** DATA SHOWN follows **
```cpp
// ... 99 lines not shown
#endif
  long opt_inverse_verify = 1, last_inverse_form = 0;
  bool rtc_failed = false;
  std::string user_expr;
  template <typename T> static const char* type_name() { return sizeof(T) == 8 ? "double" : "float"; }
  long opt_float_parallel = 0;
  long opt_chunk = 0;
  long opt_interior = 0;
  size_t stage_bytes = logic::kDefaultStageBytes;
  int profile = 0;
  long opt_rows_kernel = 1;
  long opt_xcd_map = 1;
  long opt_pinned_io = 1;
  long opt_pointers = 0;
  long opt_inverse_rows = 0;
  size_t inverse_capacity[2] = {0, 0};
  long opt_inverse_nt = -1;
  long opt_inverse_nt_skip_mb = -1;
  long opt_inverse_tune = 1, last_inverse_tuned = 0;
  logic::TunerTable inv_tunes[2];
  bool inv_after_write = false;
  hipEvent_t tune_evs[2][logic::TunerTable::kSlots][logic::FormTuner::kMax][2] = {};
  bool ensure_tune_events()
  {
    if (tune_evs[0][0][0][0]) return true;
    for (auto& kind : tune_evs)
      for (auto& tuner : kind)
        for (auto& pair : tuner)
          for (hipEvent_t& e : pair)
            if (hipEventCreate(&e) != hipSuccess)
            {
              (void)hipGetLastError(); e = nullptr;
              destroy_tune_events();
              return false;
            }
    return true;
  }
  void destroy_tune_events()
  {
    for (auto& kind : tune_evs) for (auto& tuner : kind) for (auto& q : tuner) for (hipEvent_t& f : q) if (f) { (void)hipEventDestroy(f); f = nullptr; }
  }
  long opt_exact_inverse = 1;
  long opt_row_slots_max = 2;
  long opt_fused = 1;
  long last_fused = 0;
  long opt_fft_carry = 1;
  long opt_hop_kernel = 1;
  long opt_fused_exact = -1;
  long last_fused_exact = 0, last_fused_fold = 0, last_process_path = 0;
  long opt_spin = 1;
  long opt_self = 1;
  long last_self = 0;
  long opt_prefix_cells = 1;
  long last_prefix = 0;

  long last_kernel = 0;

  DevBuf<fdx> d_tw, d_syn, d_wtab;
  DevBuf<fdx> d_accs[4], d_fids[4];
  int st_cur = 0;
  fdx* acc_p() { return d_accs[st_cur].p; }
  fdx* fid_p() { return d_fids[st_cur].p; }
  DevBuf<TD> d_hist[4];
  int hist_cur = 0;
  size_t cursor = 0;

  hipStream_t aux = nullptr;
  std::vector<hipEvent_t> seg_events;
  hipEvent_t ev_delta = nullptr;
  DevBuf<fdx> d_run_acc[2], d_run_fid[2];
  long opt_segments = 0;
  long last_segments = 1;

  DevBuf<fdx> d_fseed;
  unsigned fseed_L = 0;
  bool fid_canonical = true;
  long opt_chain = 1;
  long opt_chain_L = 0, opt_chain_debug = 0;
  long last_hop_pipe = 0;
  long opt_hop_parts = 0, last_hop_parts = 1;
  long opt_fold = 1;
  long opt_relay_waves = 0;
  DevBuf<unsigned long long> d_chain_stats;
  long last_chain = 0;

  DevBuf<FD> d_delta;
  DevBuf<fdx> d_carry, d_seed;
  DevBuf<FD> d_prefix;
  DevBuf<TD> d_stage_td;
  DevBuf<fdx> d_stage_fdx;
  DevBuf<fdx*> d_rowptr;
  DevBuf<FD> d_psum_ws, d_psum_head;
  struct Filterbank
  {
    std::vector<size_t> bin0, nbins;
    std::vector<FD> weights;
    logic::FilterbankLayout layout;
    long interior = -1;
  } fbank;
  DevBuf<FilterbankPiece> d_fb_pieces;
  DevBuf<unsigned> d_fb_tile0;
  DevBuf<FilterbankSplit> d_fb_splits;
  DevBuf<FD> d_fb_weights, d_fb_ws;
  struct Pairs
  {
    std::vector<size_t> a, b;
// ... 737 lines not shown
      if (inv.used[i]) { SDFT_TRY(hipStreamWaitEvent(stream, ev_inv[i], 0)); inv.used[i] = false; }
    return true;
  }
  bool pipe_join() { return pipe_join_rows() && pipe_join_inverses(); }
  bool pipe_join_rows()
  {
    if (!ring.open) return true;
    int slots[2];
    const int count = ring.last_per_stream(slots);
    for (int i = 0; i < count; ++i) SDFT_TRY(hipStreamWaitEvent(stream, ev_rows[slots[i]], 0));
    ring.joined();
    return true;
  }
  void release_pipe()
  {
    for (int i = 0; i < 2; ++i) if (row_streams[i]) { (void)hipStreamSynchronize(row_streams[i]); (void)hipStreamDestroy(row_streams[i]); row_streams[i] = nullptr; }
    if (ev_pre) { (void)hipEventDestroy(ev_pre); ev_pre = nullptr; }
    for (int i = 0; i < 4; ++i) if (ev_rows[i]) { (void)hipEventDestroy(ev_rows[i]); ev_rows[i] = nullptr; }
    for (int i = 0; i < 2; ++i) { if (ev_inv[i]) { (void)hipEventDestroy(ev_inv[i]); ev_inv[i] = nullptr; } inv.used[i] = false; }
    ring.joined();
    (void)hipGetLastError();
  }
  bool pipe_wanted(const void* fuse) const
  {
    return !fuse && pipe_allowed && async && own_stream && !stream_exposed && opt_pipeline && profile == 0 && sizeof(FD) == 8;
  }
  bool launch_self_state(const ForwardArgs<FD>& fa, const SelfArgs<TD, FD>& sa, unsigned threads)
  {
    auto kern = self_state_kernel<TD, FD>;
    const size_t lds = self_cells() * sizeof(fdx);
    static thread_local int raised_on = -1;
    if (raised_on != device)
    {
      SDFT_TRY(hipFuncSetAttribute(reinterpret_cast<const void*>(kern), hipFuncAttributeMaxDynamicSharedMemorySize, (int)(96 * 1024)));
      raised_on = device;
    }
    hipLaunchKernelGGL(kern, dim3((unsigned)channels), dim3(threads), lds, stream, fa, sa);
    SDFT_TRY(hipGetLastError());
    return true;
  }

  bool forward_self(size_t n, const TD* x, size_t x_stride, fdx* out, size_t out_stride, long chunks, long len,
                    const FuseArgs<TD, FD>* fuse, bool prefix = false)
  {
    const size_t nb = nbins, span = 2 * nbins;
    SelfArgs<TD, FD> sa;
    sa.x = x; sa.x_stride = x_stride;
    sa.hist_in = d_hist[hist_cur].p; sa.hist_out = d_hist[hist_cur ^ 1].p;
    sa.acc_in = d_accs[st_cur].p;
    sa.log2m = 0; sa.rl.count = 0;
    if ((span & (span - 1)) == 0) while (((size_t)1 << sa.log2m) < span) ++sa.log2m;
    else sa.rl = smooth_radices(span);
    sa.lds_deltas = 0;
    sa.prefix = nullptr;
#ifdef SDFT_SELF_STAMPS
    sa.stamps = reinterpret_cast<unsigned long long*>(opt_self_stamps);
#endif
    ForwardArgs<FD> fa{};
    fa.delta = nullptr; fa.tw = d_tw.p; fa.wtab = d_wtab.p; fa.carry = nullptr; fa.seed = nullptr; fa.fseed = nullptr; fa.fseed_L = 0;
    fa.out = out; fa.out_stride = out_stride; fa.out_rows = nullptr;
    fa.acc_state = d_accs[st_cur ^ 1].p; fa.fid_state = d_fids[st_cur ^ 1].p; fa.n = n;
    fa.total_waves = 0;
    fa.nbins = (unsigned)nb; fa.chunks = (unsigned)chunks; fa.chunk_len = (unsigned)len; fa.tiles = (unsigned)tiles();
    fa.interior_lanes = (unsigned)interior_lanes(); fa.cursor0 = (unsigned)cursor; fa.chunk_shift = 0;
    fa.chunk0 = 0; fa.launch_chunks = (unsigned)chunks; fa.inv_chunks = inv32(fa.launch_chunks);
    fa.xcd_map = logic::xcd_groups(opt_xcd_map != 0, channels * (size_t)chunks);
    fa.vec_store = 0;
    fa.wscale = (window == WIN_HANN) ? (FD)(tab.aweight * (FD)(0.25)) : tab.aweight;
    fa.done.flag = nullptr; fa.done.count = nullptr; fa.done.seq = 0; fa.done.total = 0;
    if (!grid_fits(channels * (size_t)chunks)) return false;
    if (channels * n * nb <= (fuse ? logic::kFlagMaxFused : logic::kFlagMax)) fa.done = arm_flag((unsigned)(channels * (size_t)chunks));
    const unsigned blocks = (unsigned)(channels * (size_t)chunks);
    const bool fused = opt_fused != 0;
    last_fused = fused; last_segments = 1; last_chain = 0;
    last_pipelined = 0;
    if constexpr (sizeof(FD) == 8)
    {
      const uintptr_t olo = reinterpret_cast<uintptr_t>(out), ohi = olo + ((channels - 1) * out_stride + n * nb) * sizeof(fdx);
      if (pipe_this && !fuse && ensure_pipe())
      {
        if (!pipe_join_inverses()) return false;
        const uintptr_t xlo = reinterpret_cast<uintptr_t>(x), xhi = xlo + ((channels - 1) * x_stride + n) * sizeof(TD);
        if (ring.samples_overlap(xlo, xhi) && !pipe_join()) return false;
        const int s1 = (st_cur + 1) & 3, h1 = (hist_cur + 1) & 3;
        const logic::RowRing::Pick pk = ring.pick(olo, ohi);
        const int rsi = pk.stream;
        hipStream_t rs = row_streams[rsi];
        SDFT_TRY(hipEventRecord(ev_pre, stream));
        SDFT_TRY(hipStreamWaitEvent(rs, ev_pre, 0));
        if (pk.behind)
        {
          ++pipe_ordered;
          if (pk.wait_launch >= 0) SDFT_TRY(hipStreamWaitEvent(rs, ev_rows[pk.wait_launch], 0));
        }
        if (ring.state_reader() >= 0) SDFT_TRY(hipStreamWaitEvent(stream, ev_rows[ring.state_reader()], 0));
        ForwardArgs<FD> fs = fa; SelfArgs<TD, FD> ss = sa;
        fs.acc_state = d_accs[s1].p; fs.fid_state = d_fids[s1].p; ss.hist_out = d_hist[h1].p;
        fs.done.flag = nullptr; fs.done.count = nullptr; fs.done.seq = 0; fs.done.total = 0;
        if (!launch_self_state(fs, ss, (unsigned)(row_waves() * kWave))) return false;
        ForwardArgs<FD> fr = fa; SelfArgs<TD, FD> sr = sa;
        fr.acc_state = nullptr; fr.fid_state = nullptr; sr.hist_out = nullptr;
        fr.done.flag = nullptr; fr.done.count = nullptr; fr.done.seq = 0; fr.done.total = 0;
        {
          Scoped<hipStream_t> on(stream, rs);
          if (!launch_forward_rows_self(fr, sr, blocks, (unsigned)(row_waves() * kWave), fused)) return false;
        }
// ... 398 lines not shown
```

Before: 419.6.

## Hoist self-carry prologue loads ahead of fold and FFT, use buffer loads

Restructures the self-carry prologue of the forward rows kernel. Per-bin state loads (twiddle, accumulator, fid), the history delay-line read and the first-stage FFT twiddles are issued before the fold and FFT, so their latency overlaps that work instead of following it. The fold now uses raw buffer loads with a split between full rows and a remainder, which removes the per-element bounds check and the 64-bit modulo. The previous path is kept behind test hooks. In exchange, more values stay live in registers across the fold and FFT, which may reduce occupancy.

```diff
diff --git a/sdft_amd/csrc/sdft_capi.inc b/sdft_amd/csrc/sdft_capi.inc
--- a/sdft_amd/csrc/sdft_capi.inc
+++ b/sdft_amd/csrc/sdft_capi.inc
@@ -222,6 +222,7 @@
   else if (!strcmp(key, "array_group")) q->opt_array_group = value;
   else if (!strcmp(key, "mix_group")) q->opt_mix_group = value;
   else if (!strcmp(key, "mix_block")) q->opt_mix_block = value;
+  else if (!strcmp(key, "self_prologue")) q->opt_self_prologue = value;
   else if (!strcmp(key, "prefix_cells")) q->opt_prefix_cells = value;
 #ifdef SDFT_SELF_STAMPS
   else if (!strcmp(key, "self_stamps")) q->opt_self_stamps = value;
@@ -286,6 +287,7 @@
   if (!strcmp(key, "last_prefix")) return q->last_prefix;
 #ifdef SDFT_HIP_TEST_HOOKS
   if (!strcmp(key, "prefix_cells")) return q->opt_prefix_cells;
+  if (!strcmp(key, "self_prologue")) return q->opt_self_prologue;
 #endif
   if (!strcmp(key, "array_group")) return q->array_group();
   if (!strcmp(key, "mix_group")) return q->mix_group_size();
diff --git a/sdft_amd/csrc/sdft_forward.hpp b/sdft_amd/csrc/sdft_forward.hpp
--- a/sdft_amd/csrc/sdft_forward.hpp
+++ b/sdft_amd/csrc/sdft_forward.hpp
@@ -161,6 +161,7 @@
   const cx<FD>* acc_in;
   unsigned log2m;
   unsigned lds_deltas;
+  unsigned parent_prologue;
   const FD* prefix;
 #ifdef SDFT_SELF_STAMPS
   unsigned long long* stamps;
@@ -168,8 +169,123 @@
   RadixList rl;
 };
 
+template <typename TD, typename FD> SDFT_D bool self_parent_prologue(const SelfArgs<TD, FD>& sa)
+{
+#ifdef SDFT_HIP_TEST_HOOKS
+  return sa.parent_prologue != 0;
+#else
+  (void)sa;
+  return false;
+#endif
+}
+
+template <typename TD> SDFT_D __amdgpu_buffer_rsrc_t fold_rows(const TD* base, unsigned bytes)
+{
+  return __builtin_amdgcn_make_buffer_rsrc(const_cast<TD*>(base), 0, (int)bytes, 0x00020000);
+}
+template <typename TD> SDFT_D TD fold_load(__amdgpu_buffer_rsrc_t rows, unsigned lane_bytes, unsigned row_bytes)
+{
+  if constexpr (sizeof(TD) == 4) return __builtin_bit_cast(TD, __builtin_amdgcn_raw_buffer_load_b32(rows, (int)lane_bytes, (int)row_bytes, 0));
+  else return __builtin_bit_cast(TD, __builtin_amdgcn_raw_buffer_load_b64(rows, (int)lane_bytes, (int)row_bytes, 0));
+}
+
+template <int I> struct RowTag { static constexpr int value = I; };
+template <int I, int N, typename F> SDFT_D void first_rows(unsigned count, F&& f)
+{
+  if constexpr (I < N)
+  {
+    if ((unsigned)I < count) { f(RowTag<I>{}); first_rows<I + 1, N>(count, f); }
+  }
+}
+
 template <int CP, int QB, typename TD, typename FD>
 SDFT_D void self_fold(const SelfArgs<TD, FD>& sa, cx<FD>* cells, unsigned m, unsigned cursor0, size_t ch, size_t t0)
+{
+  const TD* xs = sa.x + ch * sa.x_stride;
+  const TD* hs = sa.hist_in + ch * (size_t)m;
+  const unsigned nthr = blockDim.x;
+  const size_t full = sa.log2m ? t0 >> sa.log2m : t0 / m;
+  const unsigned rem = (unsigned)(t0 - full * m);
+  const unsigned row_bytes = m * (unsigned)sizeof(TD);
+  for (unsigned v0 = threadIdx.x; v0 < m; v0 += CP * nthr)
+  {
+    unsigned tv[CP]; FD sum[CP]; TD prev[CP];
+#pragma unroll
+    for (int c = 0; c < CP; ++c)
+    {
+      const unsigned v = v0 + (unsigned)c * nthr;
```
** End of DATA SHOWN **
# WHAT YOU ARE ASKED TO DO
Look through the entries above and report the number of lines that contain "full". Write only the number.

# RESPONSE AREA
3